◆ About this exercise:
For the records below, tally every line that has the word "raise" and reply with the number alone.

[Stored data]
# swapUniba/Deep_CBRS_Amar_Renaissance

Hardware: AMD Instinct MI355X
Metric: (user,item) pairs scored/sec, ML-1M basic-gnn 2-layer, 1/2/4/8 MI355X (higher is better)
Workload: dtype f32; 1 GPU; ml1m(s=64) user-item graph: N=590592 nodes, nnz(A_hat)=55909934, 12089292 test pairs; econfigs/basic-gnn.yaml grid1 BasicGCN d=8 L=2 concat, dense [24,24], clf [48,48]; one propagation + per-entity towers + all pairs (shuffled order) per step (hoisted); scale=64, parallelism=single GPU (step replayed from a hipGraph)

## Files before the change

deep_cbrs_amar_renaissance_amd/capi.py:

```python
import ctypes
import os

import torch

_HERE = os.path.dirname(os.path.abspath(__file__))
LIB_PATH = os.path.join(_HERE, 'libamar_hip.so')

ACT_NONE, ACT_RELU, ACT_SIGMOID = 0, 1, 2
ACT_CODES = {None: ACT_NONE, 'linear': ACT_NONE, 'relu': ACT_RELU, 'sigmoid': ACT_SIGMOID}
AGG_SUM, AGG_MAX, AGG_MIN = 0, 1, 2
AGG_CODES = {'sum': AGG_SUM, 'max': AGG_MAX, 'min': AGG_MIN}
SPMM_BIAS, SPMM_RELU, SPMM_ACCUM, SPMM_ACCUM_DIV, SPMM_SCALE_NEXT, SPMM_SAGE_TAIL, SPMM_LT_NOPAIRS = 1, 2, 4, 8, 16, 32, 64

_P = ctypes.c_void_p
_I32, _I64, _U32, _F32 = ctypes.c_int32, ctypes.c_int64, ctypes.c_uint32, ctypes.c_float

SIGNATURES = {
    'amar_version': (ctypes.c_int, []),
    'amar_error_string': (ctypes.c_char_p, [ctypes.c_int]),
    'amar_last_hip_error': (ctypes.c_int, []),
    'amar_spmm_csr_f32': (ctypes.c_int, [_P, _P, _P, _P, _I64, _P, _I64, _I32, _I32, _U32, _P,
                                         _P, _I64, _P, _I64, _F32, _P]),
    'amar_spmm_sj_f32': (ctypes.c_int, [_P, _P, _P, _I32, _P, _I64, _P, _I64, _I32, _I32, _U32, _P,
                                        _P, _I64, _P, _I64, _F32, _P, _I32, _P, _I64, _P]),
# ... 4 lines not shown
    'amar_gat_lt_rows_per_wave': (ctypes.c_int, [_I32]),
    'amar_colmax_f32': (ctypes.c_int, [_P, _I64, _P, _P]),
    'amar_spmm_lt_f32': (ctypes.c_int, [_P, _P, _P, _P, _P, _P, _P, _I32, _I32, _I32, _P, _P, _P, _I64, _I32, _P, _P, _I64, _I32, _I32, _U32, _P,
                                        _P, _I64, _P, _I64, _F32, _P, _I32, _P, _I64, _P]),
    'amar_propagate_route': (ctypes.c_int, [_I32, _I64, _I64, _I32, _U32, _P]),
    'amar_gat_xs_f32': (ctypes.c_int, [_P, _P, _I32, _P, _I64, _I32, _P, _P, _P, _P, _P, _P, _I64, _I32, _I32, _I32, _I32, _P]),
    'amar_gcn_layer_f32': (ctypes.c_int, [_P, _P, _P, _P, _I64, _I32, _P, _P, _I64, _P, _I32, _P, _I64, _I32, _P]),
    'amar_rowwise_xw_f32': (ctypes.c_int, [_P, _I64, _I32, _P, _I32, _P, _I64, _P, _I64, _P, _P, _P, _P, _P, _I32, _P]),
    'amar_rowwise_xw_gather_f32': (ctypes.c_int, [_P, _I64, _I32, _P, _P, _I32, _P, _I64, _P, _I32, _P]),
    'amar_sage_layer_f32': (ctypes.c_int, [_P, _P, _P, _I64, _I32, _P, _P, _I32, _P, _I64, _I32, _I32, _P]),
    'amar_sage_tail_f32': (ctypes.c_int, [_P, _I64, _P, _I64, _I32, _P, _P, _I32, _P, _I64, _I64, _P]),
    'amar_sage_layer_agg_f32': (ctypes.c_int, [_P, _P, _P, _I64, _I32, _P, _P, _I32, _P, _I64, _I32, _I32, _I32, _P]),
    'amar_sage_aggregate_f32': (ctypes.c_int, [_P, _P, _P, _I64, _I32, _P, _I64, _P, _I64, _I32, _I32, _I32, _P]),
    'amar_sage_aggregate_bwd_f32': (ctypes.c_int, [_P, _P, _P, _I64, _P, _I64, _P, _I64, _P, _I64, _I32, _P, _P, _I64, _I32, _I32, _P]),
    'amar_gat_layer_f32': (ctypes.c_int, [_P, _P, _P, _I64, _I32, _P, _P, _P, _P, _I64, _I32, _I32, _P]),
    'amar_rowwise_xw_heads_f32': (ctypes.c_int, [_P, _I64, _I32, _P, _I32, _I32, _P, _I64, _P, _P, _P, _I32, _P]),
    'amar_gat_heads_f32': (ctypes.c_int, [_P, _P, _P, _I64, _I32, _I32, _P, _P, _P, _I64, _P, _I32, _I32, _I32, _P]),
    'amar_dense_f32': (ctypes.c_int, [_P, _I64, _P, _P, _P, _P, _I64, _I64, _I32, _I32, _I32, _P]),
    'amar_dense_route': (ctypes.c_int, [_P, _I64, _P, _P, _P, _P, _I64, _I64, _I32, _I32, _I32, _P]),
    'amar_dense_split_bytes': (ctypes.c_int64, [_I32, _I32]),
    'amar_dense_split_pack_f32': (ctypes.c_int, [_P, _I32, _I32, _P]),
    'amar_dense_split_f32': (ctypes.c_int, [_P, _I64, _P, _P, _P, _P, _I64, _I64, _I32, _I32, _I32, _P]),
    'amar_chain_pack_floats': (ctypes.c_int64, [_P, _I32]),
    'amar_chain_pack_f32': (ctypes.c_int, [_P, _P, _P, _I32, _P]),
    'amar_chain_f32': (ctypes.c_int, [_P, _I64, _I32, _P, _I32, _P, _I64, _I32, _P, _I32, _I32, _I32, _P, _P, _P, _I32, _P, _I64, _I64, _P]),
    'amar_chain_indexed_f32': (ctypes.c_int, [_P, _I64, _I32, _P, _I32, _P, _I64, _I32, _P, _I32, _I32, _I32, _P, _P, _P, _I32, _P, _I64, _P, _I64, _P]),
    'amar_chain_segments_f32': (ctypes.c_int, [_P, _P, _P, _I32, _P, _I32, _P, _P, _P, _I32, _P, _I64, _I64, _P]),
    'amar_chain_route': (ctypes.c_int, [_P, _I64, _I32, _P, _I32, _P, _I64, _I32, _P, _I32, _I32, _I32, _P, _P, _P, _I32, _P, _I64, _P, _I64, _P]),
    'amar_chain_segments_route': (ctypes.c_int, [_P, _P, _P, _I32, _P, _I32, _P, _P, _P, _I32, _P, _I64, _I64, _P]),
    'amar_dual_chain_f32': (ctypes.c_int, [_P, _P, _P, _P, _P, _P, _P, _P, _I32, _I32, _I32, _P, _P, _P, _I32, _P, _P, _I64, _I64, _P]),
    'amar_dual_chain_indexed_f32': (ctypes.c_int, [_P, _P, _P, _P, _P, _P, _P, _P, _I32, _I32, _I32, _P, _P, _P, _I32, _P, _P, _I64, _P, _I64, _P]),
    'amar_copy_columns_f32': (ctypes.c_int, [_P, _I64, _P, _I32, _P, _I64, _I64, _I32, _P]),
    'amar_scatter_f32': (ctypes.c_int, [_P, _P, _P, _I64, _I64, _P, _I32, _P]),
    'amar_reduce_layers_f32': (ctypes.c_int, [_P, _I64, _I32, _I32, _P, _I64, _I64, _I32, _P]),
    'amar_reduce_layers_wsum_f32': (ctypes.c_int, [_P, _I64, _I32, _I32, _P, _P, _I64, _I64, _P]),
    'amar_reduce_layers_wsum_bwd_scratch': (ctypes.c_int64, []),
    'amar_reduce_layers_wsum_bwd_f32': (ctypes.c_int, [_P, _I64, _I32, _I32, _P, _P, _I64, _P, _I64, _P, _P, _I64, _P]),
    'amar_act_bwd_f32': (ctypes.c_int, [_P, _I64, _P, _I64, _P, _I64, _I64, _I32, _I32, _P]),
    'amar_wgrad_scratch_floats': (ctypes.c_int64, [_I64, _I32, _I32]),
    'amar_wgrad_f32': (ctypes.c_int, [_P, _I64, _P, _I64, _I64, _I32, _I32, _P, _P, _P, _P]),
    'amar_dense_stack_f32': (ctypes.c_int, [_P, _I64, _P, _P, _I64, _I32, _P, _P, _P, _P, _P, _P, _I64, _P]),
    'amar_dense_stack_pair_f32': (ctypes.c_int, [_P, _P, _P]),
    'amar_dense_stack_route': (ctypes.c_int, [_P, _I64, _P, _P, _I64, _I32, _P, _P, _P, _P, _P, _P, _I64, _P]),
    'amar_dense_stack_bwd_groups': (ctypes.c_int64, [_I64]),
    'amar_dense_stack_bwd_workspace_floats': (ctypes.c_int64, [_I64, _I32, _P]),
    'amar_dense_stack_bwd_pair_f32': (ctypes.c_int, [_P, _P, _P]),
    'amar_dense_stack_bwd_f32': (ctypes.c_int, [_P, _I64, _P, _I64, _I32, _P, _P, _P, _P, _P, _P, _I64, _P, _P, _P, _I32, _I64, _P]),
    'amar_dense_stack_bwd_route': (ctypes.c_int, [_P, _I64, _P, _I64, _I32, _P, _P, _P, _P, _P, _P, _I64, _P, _P, _P, _I32, _I64, _P]),
    'amar_dense_bwd_workspace_floats': (ctypes.c_int64, [_I64, _I32, _I32]),
    'amar_dense_bwd_groups': (ctypes.c_int64, [_I64]),
    'amar_dense_bwd_f32': (ctypes.c_int, [_P, _I64, _P, _I64, _P, _I64, _P, _I32, _P, _I64, _P, _P, _P, _I64, _P, _I64, _I32, _I32, _P]),
    'amar_dense_bwd_route': (ctypes.c_int, [_P, _I64, _P, _I64, _P, _I64, _P, _I32, _P, _I64, _P, _P, _P, _I64, _I64, _I32, _I32, _P]),
    'amar_bce_grad_f32': (ctypes.c_int, [_P, _I64, _P, _P, _P, _I64, _P]),
    'amar_wgrad_route': (ctypes.c_int, [_P, _I64, _P, _I64, _I64, _I32, _I32, _P, _P, _P]),
    'amar_scatter_add_rows_route': (ctypes.c_int, [_I64, _I32, _P]),
    'amar_scatter_add_rows_f32': (ctypes.c_int, [_P, _I64, _P, _I32, _P, _I64, _I64, _I32, _P]),
    'amar_add_inplace_f32': (ctypes.c_int, [_P, _I64, _P, _I64, _I64, _I32, _F32, _P]),
    'amar_row_affine_f32': (ctypes.c_int, [_P, _I64, _P, _I64, _P, _P, _I64, _I64, _I32, _P]),
    'amar_l2norm_fwd_f32': (ctypes.c_int, [_P, _I64, _P, _I64, _P, _P, _I64, _I64, _I32, _I32, _P]),
    'amar_l2norm_bwd_f32': (ctypes.c_int, [_P, _I64, _P, _I64, _P, _P, _I64, _I64, _I32, _I32, _P]),
    'amar_gat_bwd_f32': (ctypes.c_int, [_P, _P, _P, _I64, _I32, _P, _P, _P, _I64, _P, _I64, _P, _P, _P, _P, _P, _P, _P, _P, _I64,
                                        _I32, _I32, _P]),
    'amar_gat_bwd_directed_f32': (ctypes.c_int, [_P, _P, _P, _P, _P, _I64, _I32, _P, _P, _P, _I64, _P, _I64, _P, _P, _P, _P, _P, _P, _P, _P, _I64,
                                                 _I32, _I32, _P]),
    'amar_gat_heads_bwd_f32': (ctypes.c_int, [_P, _P, _P, _P, _P, _I64, _I32, _I32, _P, _P, _I64, _P, _I64, _P, _P, _P, _P, _P, _P, _P, _P, _I64,
                                              _I32, _I32, _I32, _P]),
# ... 797 lines not shown


def dual_chain_supported(D, n_branch_dims_equal, trunk_dims):
    return (D % 16 == 0 and D <= 64 and n_branch_dims_equal and len(trunk_dims) >= 3 and trunk_dims[0] == 2 * D
            and trunk_dims[-1] == 1 and len(set(trunk_dims[1:-1])) == 1 and trunk_dims[1] <= 64 and trunk_dims[1] % 4 == 0)


def dual_chain(tables_a, tables_b, ids_a, ids_b, bases_a, bases_b, D, in_act, branch_acts, trunk_dims, trunk_acts, wpack, out,
               out_index=None):
    P = out.shape[0]
    arr = lambda vals, ctype: (ctype * 2)(*vals)
    A = arr([_ptr(t, torch.float32, 'A') for t in tables_a], ctypes.c_void_p)
    B = arr([_ptr(t, torch.float32, 'B') for t in tables_b], ctypes.c_void_p)
    IA = arr([_ptr(t, torch.int32, 'ida') for t in ids_a], ctypes.c_void_p)
    IB = arr([_ptr(t, torch.int32, 'idb') for t in ids_b], ctypes.c_void_p)
    for ids in list(ids_a) + list(ids_b):
        if ids is not None and ids.numel() != P:
            raise ValueError("dual_chain: one id per output row expected")
    lda = arr([_ld(t, 'A') for t in tables_a], ctypes.c_int64)
    ldb = arr([_ld(t, 'B') for t in tables_b], ctypes.c_int64)
    ba, bb = arr([int(b) for b in bases_a], ctypes.c_int32), arr([int(b) for b in bases_b], ctypes.c_int32)
    bacts = (ctypes.c_int32 * max(1, len(branch_acts)))(*[ACT_CODES[a] for a in branch_acts])
    tdims = (ctypes.c_int32 * len(trunk_dims))(*trunk_dims)
    tacts = (ctypes.c_int32 * len(trunk_acts))(*[ACT_CODES[a] for a in trunk_acts])
    if out_index is not None and out_index.numel() != P:
        raise ValueError("dual_chain: out_index must have one entry per output row")
    code = load().amar_dual_chain_indexed_f32(A, lda, IA, ba, B, ldb, IB, bb, D, ACT_CODES[in_act], len(branch_acts), bacts,
                                              tdims, tacts, len(trunk_acts), _ptr(wpack, torch.float32, 'wpack'),
                                              _ptr(out, torch.float32, 'out'), _ld(out, 'out'), _ptr(out_index, torch.int32, 'out_index'),
                                              P, _stream())
    _check(code, 'amar_dual_chain_f32' if out_index is None else 'amar_dual_chain_indexed_f32')


def scatter(src, index, dst, window_off=None, n_windows=1):
    n = int(index.numel())
    if src.numel() < n or (window_off is not None and window_off.numel() != n_windows + 1):
        raise ValueError("scatter: one source value per index and n_windows + 1 window offsets expected")
    if n == 0:
        return
    _check(load().amar_scatter_f32(_ptr(src, torch.float32, 'src'), _ptr(index, torch.int32, 'index'), _ptr(dst, torch.float32, 'dst'),
                                   _ld(dst, 'dst') if dst.dim() == 2 else 1, n, _ptr(window_off, torch.int32, 'window_off'),
                                   int(n_windows), _stream()), 'amar_scatter_f32')


def copy_columns(src, dst, ids=None, base=0):
    n = ids.numel() if ids is not None else src.shape[0]
    if src.shape[1] != dst.shape[1] or dst.shape[0] != n:
        raise ValueError("copy_columns: shapes differ")
    code = load().amar_copy_columns_f32(_ptr(src, torch.float32, 'src'), _ld(src, 'src'),
                                        _ptr(ids, torch.int32, 'ids'), int(base),
                                        _ptr(dst, torch.float32, 'dst'), _ld(dst, 'dst'),
                                        n, src.shape[1], _stream())
    _check(code, 'amar_copy_columns_f32')


def reduce_layers(cat, n_layers, width, out, mean=False):
    if cat.shape[1] != n_layers * width or tuple(out.shape) != (cat.shape[0], width):
        raise ValueError("reduce_layers: cat [n, n_layers*width], out [n, width] expected")
    code = load().amar_reduce_layers_f32(_ptr(cat, torch.float32, 'cat'), _ld(cat, 'cat'), n_layers, width,
                                         _ptr(out, torch.float32, 'out'), _ld(out, 'out'), cat.shape[0],
                                         1 if mean else 0, _stream())
    _check(code, 'amar_reduce_layers_f32')


def reduce_layers_wsum(cat, n_layers, width, w, out):
    if cat.shape[1] != n_layers * width or tuple(out.shape) != (cat.shape[0], width) or w.numel() != n_layers or not w.is_contiguous():
        raise ValueError("reduce_layers_wsum: cat [n, n_layers*width], w [n_layers], out [n, width] expected")
    code = load().amar_reduce_layers_wsum_f32(_ptr(cat, torch.float32, 'cat'), _ld(cat, 'cat'), n_layers, width, _ptr(w, torch.float32, 'w'),
                                              _ptr(out, torch.float32, 'out'), _ld(out, 'out'), cat.shape[0], _stream())
    _check(code, 'amar_reduce_layers_wsum_f32')


def reduce_layers_wsum_bwd(cat, n_layers, width, w, d_out, d_cat, dw):
    n = cat.shape[0]
# ... 1055 lines not shown
```

deep_cbrs_amar_renaissance_amd/csrc/amar_layout.hip:

```cpp
#include "amar_common.h"

namespace {

__global__ __launch_bounds__(256) void copy_columns_kernel(const float *__restrict__ src, int64_t lds,
                                                           const int32_t *__restrict__ ids, int base,
                                                           float *__restrict__ dst, int64_t ldd, int64_t n_rows,
                                                           int width) {
    const int64_t total = n_rows * width;
    for (int64_t i = (int64_t)blockIdx.x * blockDim.x + threadIdx.x; i < total; i += (int64_t)gridDim.x * blockDim.x) {
        const int64_t r = i / width;
        const int c = (int)(i - r * width);
        const int64_t sr = ids ? (int64_t)ids[r] - base : r;
        dst[r * ldd + c] = src[sr * lds + c];
    }
}
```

◆ Your response:
6